O que os carros esportivos italianos me ensinaram sobre a obsessão pela engenharia
Certa vez, passei uma semana em Maranello, principalmente vagando pelo museu da Ferrari e conversando com qualquer pessoa que tolerasse as perguntas de um estrangeiro entusiasmado. O que consegui não foi exatamente admiração pelos carros – foi algo mais estranho. Um respeito relutante pelo tipo específico de loucura que os produz.
A diferença entre a engenharia italiana e a de todos os outros
A engenharia alemã, no seu melhor, é implacavelmente sistemática. Você constrói um processo, otimiza-o e executa-o perfeitamente. A engenharia japonesa é semelhante – precisão, confiabilidade, redução de variação. A engenharia italiana é outra coisa. O melhor vem de pessoas que estão genuinamente ofendidas com concessões e que passarão três meses extras em uma relação de caixa de câmbio porque um número em um gráfico dinâmico os incomodava esteticamente, não apenas funcionalmente.
O Enzo Ferrari é o exemplo mais citado disso porque é o mais extremo. Construído como um carro de rua legalizado que usava tecnologia da Fórmula 1, ele não fez concessões à praticidade. Monocoque de fibra de carbono, V12 de 6 litros, caixa de câmbio paddle shift sequencial. E menos de 400 foram feitos. A Ferrari não estava tentando vender volume – eles estavam tentando fazer o melhor carro possível e pararam quando conseguiram. Essa não é uma estratégia de negócios que alguém aprendeu em um programa de MBA.
As marcas além da Ferrari
O estábulo italiano mais amplo é fácil de reduzir a uma abreviatura – Lamborghini é o agressivo, Maserati é o elegante, Alfa Romeo é o apaixonado que quebra. Isso não está totalmente errado, mas achata o que há de interessante em cada um deles.
A Lamborghini foi originalmente fundada especificamente para irritar Enzo Ferrari, que é a história de origem mais italiana que se possa imaginar. Ferruccio Lamborghini era um fabricante de tratores que reclamou da embreagem de sua Ferrari e foi orientado a usar tratores. Então ele construiu uma empresa de carros esportivos. O primeiro Miura era tão avançado que os engenheiros da Ferrari aparentemente empalideceram ao vê-lo. Esse tipo de motivação está presente no DNA da marca de uma forma que ainda é visível em todos os carros que fabricam.
Alfa Romeo é o que mais me impressiona, sinceramente. Cada Alfa que dirigi teve essa qualidade de comunicação através do volante de uma forma que parece quase coloquial. O Carro esportivo Alfa Romeo é impraticável de várias maneiras e tem uma reputação de gremlins elétricos - mas quando você está em um e as condições são adequadas, nada mais parece igual. Você não está apenas dirigindo; você está negociando.
Por que os preços são o que são
Os carros esportivos italianos são caros, em parte porque são fabricados em pequenos volumes com materiais caros, mas há outro componente que é mais difícil de quantificar: você está pagando por décadas de desenvolvimento de corridas que informam os carros de produção. O programa de Fórmula 1 da Ferrari não é um exercício de marketing – as tecnologias ali desenvolvidas fluem para os carros de rua. Sistemas híbridos, estruturas em fibra de carbono, modelação aerodinâmica. Você está comprando o programa de automobilismo mais sofisticado da história.

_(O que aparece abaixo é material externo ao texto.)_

static int set_params_impl(gaq_env* e, const gaq_model* models, const int64_t* idx, int64_t first, int64_t count) {
  if (!e || !models) return fail(GAQ_ERR_INVALID, "null argument");
  e->info_valid = false;
  if (!e->cfg.per_env_params) return fail(GAQ_ERR_STATE, "handle was created with per_env_params = 0");
  if (e->dev_params) return fail(GAQ_ERR_STATE, "this handle's parameters are managed on the device (gaq_set_randomizer / "
                                                "gaq_set_param_trees): gaq_set_params is not available");
  if (count < 0) return fail(GAQ_ERR_INVALID, "negative count");
  if (count == 0) return GAQ_OK;
  auto env_of = [&](int64_t k) { return idx ? idx[k] : first + k; };
  int64_t lo = e->d.n, hi = -1;
  for (int64_t k = 0; k < count; ++k) {
    const int64_t i = env_of(k);
    if (i < 0 || i >= e->d.n) return fail(GAQ_ERR_INVALID, "env index out of bounds");
    lo = i < lo ? i : lo; hi = i > hi ? i : hi;
  }
  HIP_TRY(hipSetDevice(e->cfg.device));
  double* hp = e->host_par.data();
  std::vector<double> ji(e->d.jinv ? (size_t)count * 16 : 0);
  for (int64_t k = 0; k < count; ++k) {
    if (check_model(models[k]) != GAQ_OK) return GAQ_ERR_INVALID;
    if (e->d.jinv && !inverse_jacobian(models[k], ji.data() + (size_t)k * 16)) return fail(GAQ_ERR_INVALID, "singular quadrotor jacobian");
  }
  for (int64_t k = 0; k < count; ++k) {
    Model<double> m;
    derive_model(models[k], e->sc.dt, m);
    const int64_t i = env_of(k);
    auto P = [&](int plane) -> double& { return hp[tidx(i, kPar, plane)]; };
    P(PP_MASS) = m.mass; P(PP_INV_MASS) = m.inv_mass;
    for (int j = 0; j < 3; ++j) { P(PP_INERTIA + j) = m.inertia[j]; P(PP_INV_INERTIA + j) = m.inv_inertia[j]; }
    for (int j = 0; j < 4; ++j) {
      P(PP_THRUST_MAX + j) = m.thrust_max[j]; P(PP_TORQUE_MAX + j) = m.torque_max[j];
      P(PP_PROP_X + j) = m.prop_x[j]; P(PP_PROP_Y + j) = m.prop_y[j]; P(PP_PROP_Z + j) = m.prop_z[j];
    }
    P(PP_TAU_UP) = m.tau_up; P(PP_TAU_DOWN) = m.tau_down; P(PP_LINEARITY) = m.linearity;
    P(PP_T_UP) = models[k].damp_time_up; P(PP_T_DOWN) = models[k].damp_time_down;
    P(PP_ARM) = m.arm; P(PP_VEL_DAMP) = m.vel_damp; P(PP_DAMP_Q) = m.damp_omega_q;
    P(PP_C_DRAG) = m.c_drag; P(PP_C_ROLL) = m.c_roll;
    reinterpret_cast<float*>(hp + tidx(i - i % kTile, kPar, PP_OU_SIGMA))[i % kTile] = (float)models[k].ou_sigma;
    double hint[5] = {0, 0, 0, 0, 0};
    const bool compact_ok = find_construction(m, hint);
    P(PP_COMPACT_OK) = compact_ok ? 1.0 : 0.0;
    for (int j = 0; j < 5; ++j) P(PP_T2T + j) = hint[j];
    set_env_flags(e, i, (uint8_t)((!(m.tau_up >= 1.0 && m.tau_down >= 1.0) ? 1 : 0) | ((m.c_drag != 0.0 || m.c_roll != 0.0) ? 2 : 0) |
                                  (!compact_ok ? 4 : 0) | ((m.vel_damp != 0.0 || m.damp_omega_q != 0.0) ? 8 : 0)));
  }
  HIP_TRY(hipStreamSynchronize(e->stream));
  if (int rc_ = sync_handle(e)) return rc_;
  if (e->d.jinv) {
    if (!idx) {
      HIP_TRY(hipMemcpy(const_cast<double*>(e->d.jinv) + (size_t)first * 16, ji.data(), ji.size() * sizeof(double), hipMemcpyHostToDevice));
    } else {
      for (int64_t k = 0; k < count; ++k)
        HIP_TRY(hipMemcpy(const_cast<double*>(e->d.jinv) + (size_t)idx[k] * 16, ji.data() + (size_t)k * 16, 16 * sizeof(double), hipMemcpyHostToDevice));
    }
  }
  {
    std::vector<int64_t> tiles((size_t)count);
// ... 314 lines not shown
  }
  char* dv = e->stage_dev;
  char* pin = e->stage_pin;
  if (pin && e->stage_map) {
    char* mp = e->stage_map;
    const bool heads_in_obs = e->alias && !e->pack && !e->shadow;
    float* obs_arg = heads_in_obs ? e->own_obs : reinterpret_cast<float*>(mp + e->off_obs);
    std::memcpy(pin, actions, 16 * n);
    int rc = gaq_step_dev(e, reinterpret_cast<const float*>(mp), obs_arg, reinterpret_cast<float*>(mp + e->off_rew),
                          reinterpret_cast<uint8_t*>(mp + e->off_done), e->stream);
    if (rc) return rc;
    if (heads_in_obs) HIP_TRY(hipMemcpyAsync(pin + e->off_obs, e->own_obs, 4 * D * n, hipMemcpyDeviceToHost, e->stream));
    if (e->d.aux) {
      const size_t sbytes = sizeof(double) * GAQ_STATE_PLANES * n, abytes = sizeof(float) * gaq::AUX_WORDS * n;
      if (!e->info_pin) {
        HIP_TRY(hipHostMalloc((void**)&e->info_pin, sbytes + abytes, hipHostMallocMapped));
        void* dp = nullptr;
        if (hipHostGetDevicePointer(&dp, e->info_pin, 0) == hipSuccess && dp) e->info_map = static_cast<char*>(dp);
        else (void)hipGetLastError();
      }
      if (e->alias) e->d.obs_in = e->last_obs;
      const dim3 grid((unsigned)((n + kBlock - 1) / kBlock)), block(kBlock);
      if (e->info_map) {
        hipLaunchKernelGGL(export_kernel, grid, block, 0, e->stream, e->d, alias_mode(e), reinterpret_cast<double*>(e->info_map),
                           reinterpret_cast<float*>(e->info_map + sbytes));
        HIP_TRY(hipGetLastError());
      } else {
        if (!e->export_dev) HIP_TRY(hipMalloc((void**)&e->export_dev, sbytes));
        hipLaunchKernelGGL(export_kernel, grid, block, 0, e->stream, e->d, alias_mode(e), e->export_dev, (float*)nullptr);
        HIP_TRY(hipGetLastError());
        HIP_TRY(hipMemcpyAsync(e->info_pin, e->export_dev, sbytes, hipMemcpyDeviceToHost, e->stream));
        HIP_TRY(hipMemcpyAsync(e->info_pin + sbytes, e->d.aux, abytes, hipMemcpyDeviceToHost, e->stream));
      }
    }
    HIP_TRY(hipStreamSynchronize(e->stream));
    e->info_valid = e->d.aux != nullptr;
    std::memcpy(reward, pin + e->off_rew, 4 * n);
    std::memcpy(done, pin + e->off_done, n);
    std::memcpy(obs, pin + e->off_obs, 4 * D * n);
    if (int rc_ = check_overrun(e)) return rc_;
    for (size_t i = 0; i < n; ++i) {
      if (!std::isfinite(reward[i])) {
        HIP_TRY(hipMemset(e->d.nan_count, 0, sizeof(uint32_t)));
        return fail(GAQ_ERR_NAN, "QuadEnv: reward is Nan");
      }
    }
    return GAQ_OK;
  }
  float* dev_obs = (e->alias && !e->pack) ? e->own_obs : reinterpret_cast<float*>(dv + e->off_obs);
  if (pin) std::memcpy(pin, actions, 16 * n);
  HIP_TRY(hipMemcpyAsync(dv, pin ? (const void*)pin : (const void*)actions, 16 * n, hipMemcpyHostToDevice, e->stream));
  int rc = gaq_step_dev(e, reinterpret_cast<const float*>(dv), dev_obs, reinterpret_cast<float*>(dv + e->off_rew),
                        reinterpret_cast<uint8_t*>(dv + e->off_done), e->stream);
  if (rc) return rc;
  if (pin) {
    if (e->alias && !e->pack) {
      HIP_TRY(hipMemcpyAsync(pin + e->off_rew, dv + e->off_rew, e->off_obs - e->off_rew, hipMemcpyDeviceToHost, e->stream));
      HIP_TRY(hipMemcpyAsync(pin + e->off_obs, dev_obs, 4 * D * n, hipMemcpyDeviceToHost, e->stream));
    } else {
      HIP_TRY(hipMemcpyAsync(pin + e->off_rew, dv + e->off_rew, e->stage_bytes - e->off_rew, hipMemcpyDeviceToHost, e->stream));
    }
    if (e->d.aux) {
      const size_t sbytes = sizeof(double) * GAQ_STATE_PLANES * n, abytes = sizeof(float) * gaq::AUX_WORDS * n;
      if (!e->info_pin) HIP_TRY(hipHostMalloc((void**)&e->info_pin, sbytes + abytes, hipHostMallocDefault));
      if (!e->export_dev) HIP_TRY(hipMalloc((void**)&e->export_dev, sbytes));
      if (e->alias) e->d.obs_in = e->last_obs;
      const dim3 grid((unsigned)((n + kBlock - 1) / kBlock)), block(kBlock);
      hipLaunchKernelGGL(export_kernel, grid, block, 0, e->stream, e->d, alias_mode(e), e->export_dev, (float*)nullptr);
      HIP_TRY(hipGetLastError());
      HIP_TRY(hipMemcpyAsync(e->info_pin, e->export_dev, sbytes, hipMemcpyDeviceToHost, e->stream));
      HIP_TRY(hipMemcpyAsync(e->info_pin + sbytes, e->d.aux, abytes, hipMemcpyDeviceToHost, e->stream));
    }
    HIP_TRY(hipStreamSynchronize(e->stream));
    e->info_valid = e->d.aux != nullptr;
    std::memcpy(reward, pin + e->off_rew, 4 * n);
    std::memcpy(done, pin + e->off_done, n);
    std::memcpy(obs, pin + e->off_obs, 4 * D * n);
  } else {
    HIP_TRY(hipMemcpyAsync(obs, dev_obs, 4 * D * n, hipMemcpyDeviceToHost, e->stream));
    HIP_TRY(hipMemcpyAsync(reward, dv + e->off_rew, 4 * n, hipMemcpyDeviceToHost, e->stream));
    HIP_TRY(hipMemcpyAsync(done, dv + e->off_done, n, hipMemcpyDeviceToHost, e->stream));
    HIP_TRY(hipStreamSynchronize(e->stream));
  }
  if (int rc_ = check_overrun(e)) return rc_;
  for (size_t i = 0; i < n; ++i) {
    if (!std::isfinite(reward[i])) {
      HIP_TRY(hipMemset(e->d.nan_count, 0, sizeof(uint32_t)));
      return fail(GAQ_ERR_NAN, "QuadEnv: reward is Nan");
    }
  }
  return GAQ_OK;
}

Dito isto, o mercado de usados oferece uma proposta interessante para quem consegue arcar com os custos de manutenção. Uma criança de 10 anos Ferrari F430 pode ser adquirido por uma fração de seu preço original e, mecanicamente, ainda é um carro genuinamente notável. A ressalva é que os custos de manutenção desses carros são reais – planeje uma inspeção pré-compra adequada e faça um orçamento honesto para os intervalos de manutenção. Um serviço de inspeção de automóveis de um mecânico independente especialista em Ferrari é dinheiro bem gasto antes de qualquer compra de usado.
O que eu pularia
Qualquer carro italiano comprado principalmente como investimento. Sim, alguns deles apreciam – mas os que o fazem são exemplos específicos e antigos em excelentes condições documentadas. Comprar um Maserati Quattroporte de 15 anos na esperança de que ele se valorize tem mais probabilidade de resultar em reparos caros do que em lucro. Compre carros italianos porque você quer dirigi-los, não porque você acha que eles são uma classe de ativos.
Resumindo: os carros esportivos italianos são o produto de uma cultura que leva a estética e o desempenho para o lado pessoal, não apenas para o profissional. Você sente isso em cada interação com o carro. Se isso é importante para você, nenhuma alternativa alemã ou japonesa o substitui - mas vá com olhos honestos sobre quanto realmente custa a manutenção e compre um ferramenta de diagnóstico de carro então você não está voando às cegas em um carro com componentes eletrônicos complexos.